> [EXERCISE OBJECTIVE] Set down exactly the lines of the listing below, please, beginning with the first and ending with the line that holds "0.f, 0.f, 0.f);".

> [LISTED RECORDS]
+  uint32_t key[NM], desc[NM], dstv[NM];
+#pragma unroll
+  for (int r = 0; r < NM; ++r) {
+    const int pos = r * LPR + j < len - 1 ? r * LPR + j : len - 1;
+    key[r] = kp[pos]; desc[r] = vp[pos]; dstv[r] = dp[pos];
+  }
+  asm volatile("" : "+v"(leftk), "+v"(cur), "+v"(cur_dst));
+#pragma unroll
+  for (int r = 0; r < NM; ++r) asm volatile("" : "+v"(key[r]), "+v"(desc[r]), "+v"(dstv[r]));
+  if (a.zero_is_dummy && lastk == 0) return;
+  const bool first_open = start > 0 && leftk == cur;
+  const bool dummy = a.zero_is_dummy != 0;
+  bool is_first = true;
+  float4 acc = make_float4(0.f, 0.f, 0.f, 0.f);
+  const gchar* base = (const gchar*)la.base;
+  const int gsh = (threadIdx.x & 63) & ~(LPR - 1);
+  auto store_out = [&](uint32_t dst) {
+    st4(out + (int64_t)dst * D + j * 4, acc);
+    if (a.flags && j == 0) a.flags[dst] = 2;
+  };
+  for (int t0 = 0; t0 < len; t0 += TU) {
+    uint32_t goff[NM];
+    int wvi[NM];
+    float ca[NM], cb[NM], pa[NM], pb[NM];
+    int useA[NM];
+#pragma unroll
+    for (int r = 0; r < NM; ++r) {
+      int seg = desc[r] >> 29;
+      seg = seg > 5 ? 5 : seg;
+      const uint32_t f = (desc[r] >> 26) & 7, k = (desc[r] >> 21) & 31, bt = desc[r] & 0x1FFFFF;
+      const PullLaneSeg si = tab[seg];
+      goff[r] = si.goff + bt * si.ldg4 + f * (D * 4);
+      wvi[r] = seg * 8 * LPR + (int)f * LPR;
+      ca[r] = si.constA; cb[r] = 0.f; useA[r] = si.useA; pa[r] = 0.f; pb[r] = 0.f;
+      if (MODE == 2) {
+        const uint32_t co = (bt * (uint32_t)a.K + k) * 4;
+        pa[r] = *(const gfloat*)(base + (uint64_t)(si.caoff + co));
+        pb[r] = *(const gfloat*)(base + (uint64_t)(si.cboff + co));
+      }
+    }
+    score_v4f g[TU];
+#pragma unroll
+    for (int u = 0; u < TU; ++u) {
+      const uint32_t o = (uint32_t)grp_bcast<LPR>((int)goff[u / LPR], u % LPR) + j * 16;
+      g[u] = *(const gv4f*)(base + (uint64_t)o);
+    }
+    uint32_t nkey[NM], ndesc[NM], ndst[NM];
+#pragma unroll
+    for (int r = 0; r < NM; ++r) {
+      const int pos = t0 + TU + r * LPR + j < len - 1 ? t0 + TU + r * LPR + j : len - 1;
+      nkey[r] = kp[pos]; ndesc[r] = vp[pos]; ndst[r] = dp[pos];
+    }
+    const int cnt = len - t0;
+    uint32_t prevk[NM], prevd[NM], gm = 0;
+    bool head[NM];
+#pragma unroll
+    for (int r = 0; r < NM; ++r) {
+      const bool valid = r * LPR + j < TU && r * LPR + j < cnt;
+      const uint32_t ck = r == 0 ? cur : (uint32_t)grp_bcast<LPR>((int)key[r > 0 ? r - 1 : 0], LPR - 1);
+      const uint32_t cd = r == 0 ? cur_dst : (uint32_t)grp_bcast<LPR>((int)dstv[r > 0 ? r - 1 : 0], LPR - 1);
+      prevk[r] = (uint32_t)__builtin_amdgcn_update_dpp((int)ck, (int)key[r], 0x111, 0xf, 0xf, false);
+      prevd[r] = (uint32_t)__builtin_amdgcn_update_dpp((int)cd, (int)dstv[r], 0x111, 0xf, 0xf, false);
+      prevk[r] = j == 0 ? ck : prevk[r];
+      prevd[r] = j == 0 ? cd : prevd[r];
+      head[r] = valid && key[r] != prevk[r];
+      gm |= ((uint32_t)(__ballot(head[r]) >> gsh) & ((1u << (TU < LPR ? TU : LPR)) - 1u)) << (r * LPR);
+    }
+    int meta[NM];
+#pragma unroll
+    for (int r = 0; r < NM; ++r) {
+      const bool valid = r * LPR + j < TU && r * LPR + j < cnt;
+      int act = 0;
+      if (head[r])
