 __device__ __forceinline__ f32x4 load4_guard(const float *p, int i, int n, bool vec) {
   if (vec) return (i < n) ? dm_load4(p + i) : (f32x4){0.f, 0.f, 0.f, 0.f};
@@ -143,40 +43,6 @@
   }
   return bv;
 }
-template <typename T>
-__device__ __forceinline__ f32x4 score_tile(const u32x4 (&fa)[AL<T>::KBD], const char *img, const f32x4 bv,
-                                            int N, int row, float scale, int lane, int kt) {
-  using L = AL<T>;
-  const int g = lane >> 4, li = lane & 15;
-  f32x4 a = {0.f, 0.f, 0.f, 0.f};
-#pragma unroll
-  for (int kb = 0; kb < L::KBD; ++kb) mma<T>(a, fa[kb], frag_row<T>(img, kt * 16 + li, kb, lane));
-  const int col = kt * 16 + 4 * g;
-#pragma unroll
-  for (int r = 0; r < 4; ++r) a[r] = (row < N && col + r < N) ? a[r] * scale + bv[r] : -INFINITY;
-  return a;
-}
-
-template <typename T> __device__ __forceinline__ u32x4 pack_tiles(const f32x4 (&tl)[AL<T>::TPB]) {
-  if constexpr (sizeof(T) == 2) {
-    bf16x8 r = {(bf16_t)tl[0][0], (bf16_t)tl[0][1], (bf16_t)tl[0][2], (bf16_t)tl[0][3],
-                (bf16_t)tl[1][0], (bf16_t)tl[1][1], (bf16_t)tl[1][2], (bf16_t)tl[1][3]};
-    return __builtin_bit_cast(u32x4, r);
-  } else {
-    return __builtin_bit_cast(u32x4, tl[0]);
-  }
-}
-
-template <typename T, int NB>
-__device__ __forceinline__ void contract_frags(f32x4 (&o)[4], const u32x4 (&f)[NB], const char *img, int lane) {
-#pragma unroll
-  for (int m = 0; m < NB; ++m) {
-#pragma unroll
-    for (int dt = 0; dt < 4; ++dt) mma<T>(o[dt], f[m], frag_tr<T>(img, dt * 16, m, lane));
-    if ((m & 1) == 1) __builtin_amdgcn_sched_barrier(0);
-  }
-}
-
 template <typename T, int NKT, bool FAST>
 __global__ __launch_bounds__(256, 2) void attn_fwd_kernel(const AttnParams p) {
   using L = AL<T>;
@@ -490,6 +356,7 @@
     if (const char *e = getenv("DM_ATTN_XCD")) v.xcd = atoi(e) != 0;
     if (const char *e = getenv("DM_ATTN_X3")) v.x3 = atoi(e) != 0;
     if (const char *e = getenv("DM_ATTN_X3_W8")) v.x3_w8 = atoi(e) != 0;
+    if (const char *e = getenv("DM_ATTN_SHORT")) v.short_attn = atoi(e) != 0;
     return v;
   }();
   return sw;
diff --git a/deepmerge_amd/csrc/dm_attention_plan.h b/deepmerge_amd/csrc/dm_attention_plan.h
--- a/deepmerge_amd/csrc/dm_attention_plan.h
+++ b/deepmerge_amd/csrc/dm_attention_plan.h
@@ -11,6 +11,7 @@
   bool xcd = true;
   bool x3 = true;
   bool x3_w8 = true;
+  bool short_attn = true;
 };
 const AttnSwitches &attn_switches();
 
@@ -30,6 +31,7 @@
   ATTN_Q32,
   ATTN_Q32_TABKV,
   ATTN_X3,
+  ATTN_SHORT,
 };
 enum AttnBias { ATTN_BIAS_NONE, ATTN_BIAS_DENSE, ATTN_BIAS_TABLE };
 enum AttnRefusal { ATTN_TAKEN = 0, ATTN_SHAPE_NOT_TAKEN, ATTN_TABLE_NEEDS_BF16, ATTN_TABLE_NOT_TAKEN };
@@ -56,6 +58,12 @@
 AttnFwdPlan attn_plan_fwd(const AttnCall &c, const AttnSwitches &sw);
 AttnBwdPlan attn_plan_bwd(const AttnCall &c, const AttnSwitches &sw);
 
+struct AttnShortPlan {
+  AttnRefusal refused;
+  AttnPass fwd, bwd;
+};
+AttnShortPlan attn_plan_short(const AttnCall &c, const AttnSwitches &sw);
+
 inline void attn_chunks(int B, int N, int H, int rows, int &nblk, int &chunks, int &bchunk) {
   nblk = (N + rows - 1) / rows;
   chunks = 256 / (H * nblk);
diff --git a/deepmerge_amd/csrc/dm_attention_short.hip b/deepmerge_amd/csrc/dm_attention_short.hip
--- /dev/null
+++ b/deepmerge_amd/csrc/dm_attention_short.hip
@@ -0,0 +1,423 @@
+#include "dm_common.h"
+#include "dm_mfma.h"
+#include "dm_attention_tile.h"
+#include "dm_attention_plan.h"
+#include "dm_prof.h"
+
+namespace {
+
+using T = bf16_t;
+constexpr int ROWB = AL<T>::RB;
+
+struct ShortParams {
+  const T *qkv;
+  const float *table;
+  const int *index;
+  const int *pos, *off;
+  T *out;
+  const T *dout;
+  float *lse;
+  T *dqkv;
+  float *partial;
+  int B, N, H, n_bins, bchunk;
+  float scale;
+};
+
+constexpr int TAB_MAX = 1024;
+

> [EXERCISE SOLUTION]
+  uint32_t key[NM], desc[NM], dstv[NM];
+#pragma unroll
+  for (int r = 0; r < NM; ++r) {
+    const int pos = r * LPR + j < len - 1 ? r * LPR + j : len - 1;
+    key[r] = kp[pos]; desc[r] = vp[pos]; dstv[r] = dp[pos];
+  }
+  asm volatile("" : "+v"(leftk), "+v"(cur), "+v"(cur_dst));
+#pragma unroll
+  for (int r = 0; r < NM; ++r) asm volatile("" : "+v"(key[r]), "+v"(desc[r]), "+v"(dstv[r]));
+  if (a.zero_is_dummy && lastk == 0) return;
+  const bool first_open = start > 0 && leftk == cur;
+  const bool dummy = a.zero_is_dummy != 0;
+  bool is_first = true;
+  float4 acc = make_float4(0.f, 0.f, 0.f, 0.f);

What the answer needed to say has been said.